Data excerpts
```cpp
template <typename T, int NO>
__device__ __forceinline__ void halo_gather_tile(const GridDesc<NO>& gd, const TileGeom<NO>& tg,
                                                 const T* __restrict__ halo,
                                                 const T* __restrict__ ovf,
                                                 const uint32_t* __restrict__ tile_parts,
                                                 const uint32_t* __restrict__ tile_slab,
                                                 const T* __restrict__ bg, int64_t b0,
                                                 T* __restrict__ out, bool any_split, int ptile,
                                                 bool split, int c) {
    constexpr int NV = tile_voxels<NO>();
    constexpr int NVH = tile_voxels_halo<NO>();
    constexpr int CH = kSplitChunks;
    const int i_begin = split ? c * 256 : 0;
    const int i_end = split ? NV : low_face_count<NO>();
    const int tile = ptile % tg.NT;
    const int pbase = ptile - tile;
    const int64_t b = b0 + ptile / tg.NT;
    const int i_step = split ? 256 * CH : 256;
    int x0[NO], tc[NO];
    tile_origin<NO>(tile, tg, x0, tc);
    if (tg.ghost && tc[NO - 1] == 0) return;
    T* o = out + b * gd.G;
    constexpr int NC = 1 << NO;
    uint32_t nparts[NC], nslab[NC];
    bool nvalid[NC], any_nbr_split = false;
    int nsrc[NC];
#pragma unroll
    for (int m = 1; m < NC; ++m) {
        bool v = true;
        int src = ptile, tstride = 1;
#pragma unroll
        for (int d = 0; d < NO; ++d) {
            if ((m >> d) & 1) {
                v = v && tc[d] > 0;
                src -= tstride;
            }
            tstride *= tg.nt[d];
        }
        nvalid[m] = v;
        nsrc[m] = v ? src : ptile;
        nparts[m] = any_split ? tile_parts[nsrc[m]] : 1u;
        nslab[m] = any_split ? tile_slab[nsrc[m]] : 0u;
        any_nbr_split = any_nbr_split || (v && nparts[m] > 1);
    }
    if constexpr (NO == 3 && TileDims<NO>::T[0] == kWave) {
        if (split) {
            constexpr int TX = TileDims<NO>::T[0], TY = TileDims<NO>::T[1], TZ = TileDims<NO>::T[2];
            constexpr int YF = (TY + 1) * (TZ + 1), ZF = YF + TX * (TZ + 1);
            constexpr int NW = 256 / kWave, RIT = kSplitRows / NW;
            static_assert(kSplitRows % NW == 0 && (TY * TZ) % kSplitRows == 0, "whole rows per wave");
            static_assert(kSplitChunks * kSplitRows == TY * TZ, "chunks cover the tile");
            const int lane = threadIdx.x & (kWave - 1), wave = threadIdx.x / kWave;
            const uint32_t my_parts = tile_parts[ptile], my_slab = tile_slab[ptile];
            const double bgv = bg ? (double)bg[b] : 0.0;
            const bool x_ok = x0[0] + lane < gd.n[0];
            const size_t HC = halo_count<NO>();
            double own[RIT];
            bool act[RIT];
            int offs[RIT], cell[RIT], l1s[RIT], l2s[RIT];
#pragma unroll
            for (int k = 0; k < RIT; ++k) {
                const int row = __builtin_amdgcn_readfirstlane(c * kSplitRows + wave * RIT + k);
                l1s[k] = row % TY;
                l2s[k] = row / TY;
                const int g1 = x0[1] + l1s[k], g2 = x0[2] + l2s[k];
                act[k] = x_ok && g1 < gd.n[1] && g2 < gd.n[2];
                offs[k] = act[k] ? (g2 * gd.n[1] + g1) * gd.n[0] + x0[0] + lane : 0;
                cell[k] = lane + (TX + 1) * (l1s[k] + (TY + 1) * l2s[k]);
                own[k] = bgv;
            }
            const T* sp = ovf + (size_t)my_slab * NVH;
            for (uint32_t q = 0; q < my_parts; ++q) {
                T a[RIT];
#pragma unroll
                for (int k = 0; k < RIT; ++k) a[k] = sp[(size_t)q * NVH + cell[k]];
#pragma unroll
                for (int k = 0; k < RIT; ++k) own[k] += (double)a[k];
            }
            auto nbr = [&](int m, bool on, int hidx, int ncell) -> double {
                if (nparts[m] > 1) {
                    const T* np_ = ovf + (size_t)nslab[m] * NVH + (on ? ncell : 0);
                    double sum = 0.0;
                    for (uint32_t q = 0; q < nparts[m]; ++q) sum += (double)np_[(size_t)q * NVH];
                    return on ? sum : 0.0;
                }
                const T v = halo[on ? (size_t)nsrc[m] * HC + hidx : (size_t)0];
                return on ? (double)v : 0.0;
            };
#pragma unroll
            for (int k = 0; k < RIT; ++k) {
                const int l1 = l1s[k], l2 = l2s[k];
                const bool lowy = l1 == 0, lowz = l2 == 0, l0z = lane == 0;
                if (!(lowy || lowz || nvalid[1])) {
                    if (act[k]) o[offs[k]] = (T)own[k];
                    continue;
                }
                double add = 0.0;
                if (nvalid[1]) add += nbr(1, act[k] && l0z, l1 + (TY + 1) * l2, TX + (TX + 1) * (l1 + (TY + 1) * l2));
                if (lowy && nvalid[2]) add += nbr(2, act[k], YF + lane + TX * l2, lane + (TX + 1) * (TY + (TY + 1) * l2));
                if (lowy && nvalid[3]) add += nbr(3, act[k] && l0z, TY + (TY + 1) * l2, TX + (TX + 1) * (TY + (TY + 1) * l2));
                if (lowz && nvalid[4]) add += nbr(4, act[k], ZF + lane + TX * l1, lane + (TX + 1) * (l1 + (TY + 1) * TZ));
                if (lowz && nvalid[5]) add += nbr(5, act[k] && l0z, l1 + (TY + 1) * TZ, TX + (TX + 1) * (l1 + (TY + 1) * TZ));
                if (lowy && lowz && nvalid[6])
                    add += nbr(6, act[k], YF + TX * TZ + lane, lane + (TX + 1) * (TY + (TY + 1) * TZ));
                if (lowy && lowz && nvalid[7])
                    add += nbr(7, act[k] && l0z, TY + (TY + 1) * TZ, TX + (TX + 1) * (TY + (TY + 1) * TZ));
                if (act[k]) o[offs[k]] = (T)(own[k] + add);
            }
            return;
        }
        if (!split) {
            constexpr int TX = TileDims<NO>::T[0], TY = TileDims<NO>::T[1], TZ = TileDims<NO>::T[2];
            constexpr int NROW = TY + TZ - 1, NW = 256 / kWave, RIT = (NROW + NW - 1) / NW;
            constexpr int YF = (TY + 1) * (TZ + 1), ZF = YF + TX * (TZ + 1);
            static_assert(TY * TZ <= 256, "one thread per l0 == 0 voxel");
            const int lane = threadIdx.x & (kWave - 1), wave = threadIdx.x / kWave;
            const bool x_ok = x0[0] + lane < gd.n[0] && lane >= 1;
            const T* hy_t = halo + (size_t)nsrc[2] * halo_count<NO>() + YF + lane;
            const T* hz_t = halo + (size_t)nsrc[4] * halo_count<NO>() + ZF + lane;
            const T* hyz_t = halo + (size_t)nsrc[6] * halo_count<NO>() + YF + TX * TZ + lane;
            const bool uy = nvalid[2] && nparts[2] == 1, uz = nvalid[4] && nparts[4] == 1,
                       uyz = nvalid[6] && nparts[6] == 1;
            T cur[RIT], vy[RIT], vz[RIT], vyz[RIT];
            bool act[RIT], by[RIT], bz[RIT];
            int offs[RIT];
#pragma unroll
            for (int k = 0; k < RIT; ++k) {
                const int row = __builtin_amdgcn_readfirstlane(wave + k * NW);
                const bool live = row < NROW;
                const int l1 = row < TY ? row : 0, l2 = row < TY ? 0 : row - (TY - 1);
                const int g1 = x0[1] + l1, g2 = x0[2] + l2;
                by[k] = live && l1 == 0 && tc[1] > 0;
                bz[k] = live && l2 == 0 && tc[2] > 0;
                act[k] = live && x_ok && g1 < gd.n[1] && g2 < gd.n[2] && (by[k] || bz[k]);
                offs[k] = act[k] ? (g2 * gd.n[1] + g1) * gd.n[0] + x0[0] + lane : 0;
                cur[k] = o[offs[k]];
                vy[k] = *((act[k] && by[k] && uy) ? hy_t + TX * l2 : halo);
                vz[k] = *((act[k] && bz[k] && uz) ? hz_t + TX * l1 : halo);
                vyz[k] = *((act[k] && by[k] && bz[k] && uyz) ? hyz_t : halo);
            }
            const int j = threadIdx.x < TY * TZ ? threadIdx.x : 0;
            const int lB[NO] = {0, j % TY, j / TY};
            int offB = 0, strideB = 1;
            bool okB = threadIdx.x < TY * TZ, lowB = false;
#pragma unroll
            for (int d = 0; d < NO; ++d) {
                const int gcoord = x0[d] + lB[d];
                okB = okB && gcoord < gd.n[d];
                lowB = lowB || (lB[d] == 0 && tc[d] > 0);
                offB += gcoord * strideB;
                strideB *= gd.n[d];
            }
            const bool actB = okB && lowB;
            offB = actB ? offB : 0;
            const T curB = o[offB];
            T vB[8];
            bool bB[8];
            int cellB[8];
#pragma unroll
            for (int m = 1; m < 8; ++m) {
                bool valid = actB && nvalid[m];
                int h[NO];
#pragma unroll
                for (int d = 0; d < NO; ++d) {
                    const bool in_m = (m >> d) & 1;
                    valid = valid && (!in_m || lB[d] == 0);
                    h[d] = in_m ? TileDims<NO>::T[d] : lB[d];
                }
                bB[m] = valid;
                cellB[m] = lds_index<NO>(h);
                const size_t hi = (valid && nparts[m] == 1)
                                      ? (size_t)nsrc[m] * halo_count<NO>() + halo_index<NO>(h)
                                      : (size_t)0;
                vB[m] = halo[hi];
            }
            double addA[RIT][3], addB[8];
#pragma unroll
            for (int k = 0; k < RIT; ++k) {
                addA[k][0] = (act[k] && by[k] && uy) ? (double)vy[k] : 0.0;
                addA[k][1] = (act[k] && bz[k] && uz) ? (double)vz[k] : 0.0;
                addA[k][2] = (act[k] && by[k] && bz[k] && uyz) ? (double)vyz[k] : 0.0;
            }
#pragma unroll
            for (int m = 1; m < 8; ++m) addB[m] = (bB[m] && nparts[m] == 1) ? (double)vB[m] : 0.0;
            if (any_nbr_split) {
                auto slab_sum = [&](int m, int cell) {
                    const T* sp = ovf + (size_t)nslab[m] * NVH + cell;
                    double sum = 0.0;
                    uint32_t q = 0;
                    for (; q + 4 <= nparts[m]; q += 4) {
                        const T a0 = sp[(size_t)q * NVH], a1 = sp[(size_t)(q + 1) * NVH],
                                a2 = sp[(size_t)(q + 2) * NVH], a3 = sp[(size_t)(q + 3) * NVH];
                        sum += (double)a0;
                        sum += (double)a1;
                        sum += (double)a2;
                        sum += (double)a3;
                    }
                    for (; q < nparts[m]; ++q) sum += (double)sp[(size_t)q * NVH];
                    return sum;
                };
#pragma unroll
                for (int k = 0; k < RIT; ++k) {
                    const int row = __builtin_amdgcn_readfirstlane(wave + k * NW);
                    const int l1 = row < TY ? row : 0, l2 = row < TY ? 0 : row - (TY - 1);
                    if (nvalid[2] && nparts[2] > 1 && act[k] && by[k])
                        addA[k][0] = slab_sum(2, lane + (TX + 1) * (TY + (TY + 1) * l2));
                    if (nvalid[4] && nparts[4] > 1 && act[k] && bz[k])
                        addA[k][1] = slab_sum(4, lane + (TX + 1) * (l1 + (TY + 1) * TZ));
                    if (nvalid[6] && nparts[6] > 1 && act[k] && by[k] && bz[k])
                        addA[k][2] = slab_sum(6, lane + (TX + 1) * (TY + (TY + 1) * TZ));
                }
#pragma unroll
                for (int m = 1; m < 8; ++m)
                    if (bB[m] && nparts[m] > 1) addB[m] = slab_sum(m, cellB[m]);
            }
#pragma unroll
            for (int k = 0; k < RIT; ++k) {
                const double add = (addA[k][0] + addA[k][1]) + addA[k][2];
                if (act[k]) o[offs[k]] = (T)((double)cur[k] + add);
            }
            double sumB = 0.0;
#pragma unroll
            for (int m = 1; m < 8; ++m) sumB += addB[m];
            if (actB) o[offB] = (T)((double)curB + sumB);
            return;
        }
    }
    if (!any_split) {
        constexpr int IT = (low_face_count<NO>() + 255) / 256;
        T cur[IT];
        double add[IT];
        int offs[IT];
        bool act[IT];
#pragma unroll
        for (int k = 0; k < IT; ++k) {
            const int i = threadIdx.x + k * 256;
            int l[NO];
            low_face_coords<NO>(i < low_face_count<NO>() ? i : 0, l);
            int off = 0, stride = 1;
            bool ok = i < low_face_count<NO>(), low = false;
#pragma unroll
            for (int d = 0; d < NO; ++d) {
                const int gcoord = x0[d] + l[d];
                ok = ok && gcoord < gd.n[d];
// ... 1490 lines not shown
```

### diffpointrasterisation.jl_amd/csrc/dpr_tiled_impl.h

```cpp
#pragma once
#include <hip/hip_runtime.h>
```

What is needed
When the word "threadIdx" shows up in a line of the entries, report that line.

Solution to this task
            const int lane = threadIdx.x & (kWave - 1), wave = threadIdx.x / kWave;
            const int lane = threadIdx.x & (kWave - 1), wave = threadIdx.x / kWave;
            const int j = threadIdx.x < TY * TZ ? threadIdx.x : 0;
            bool okB = threadIdx.x < TY * TZ, lowB = false;
            const int i = threadIdx.x + k * 256;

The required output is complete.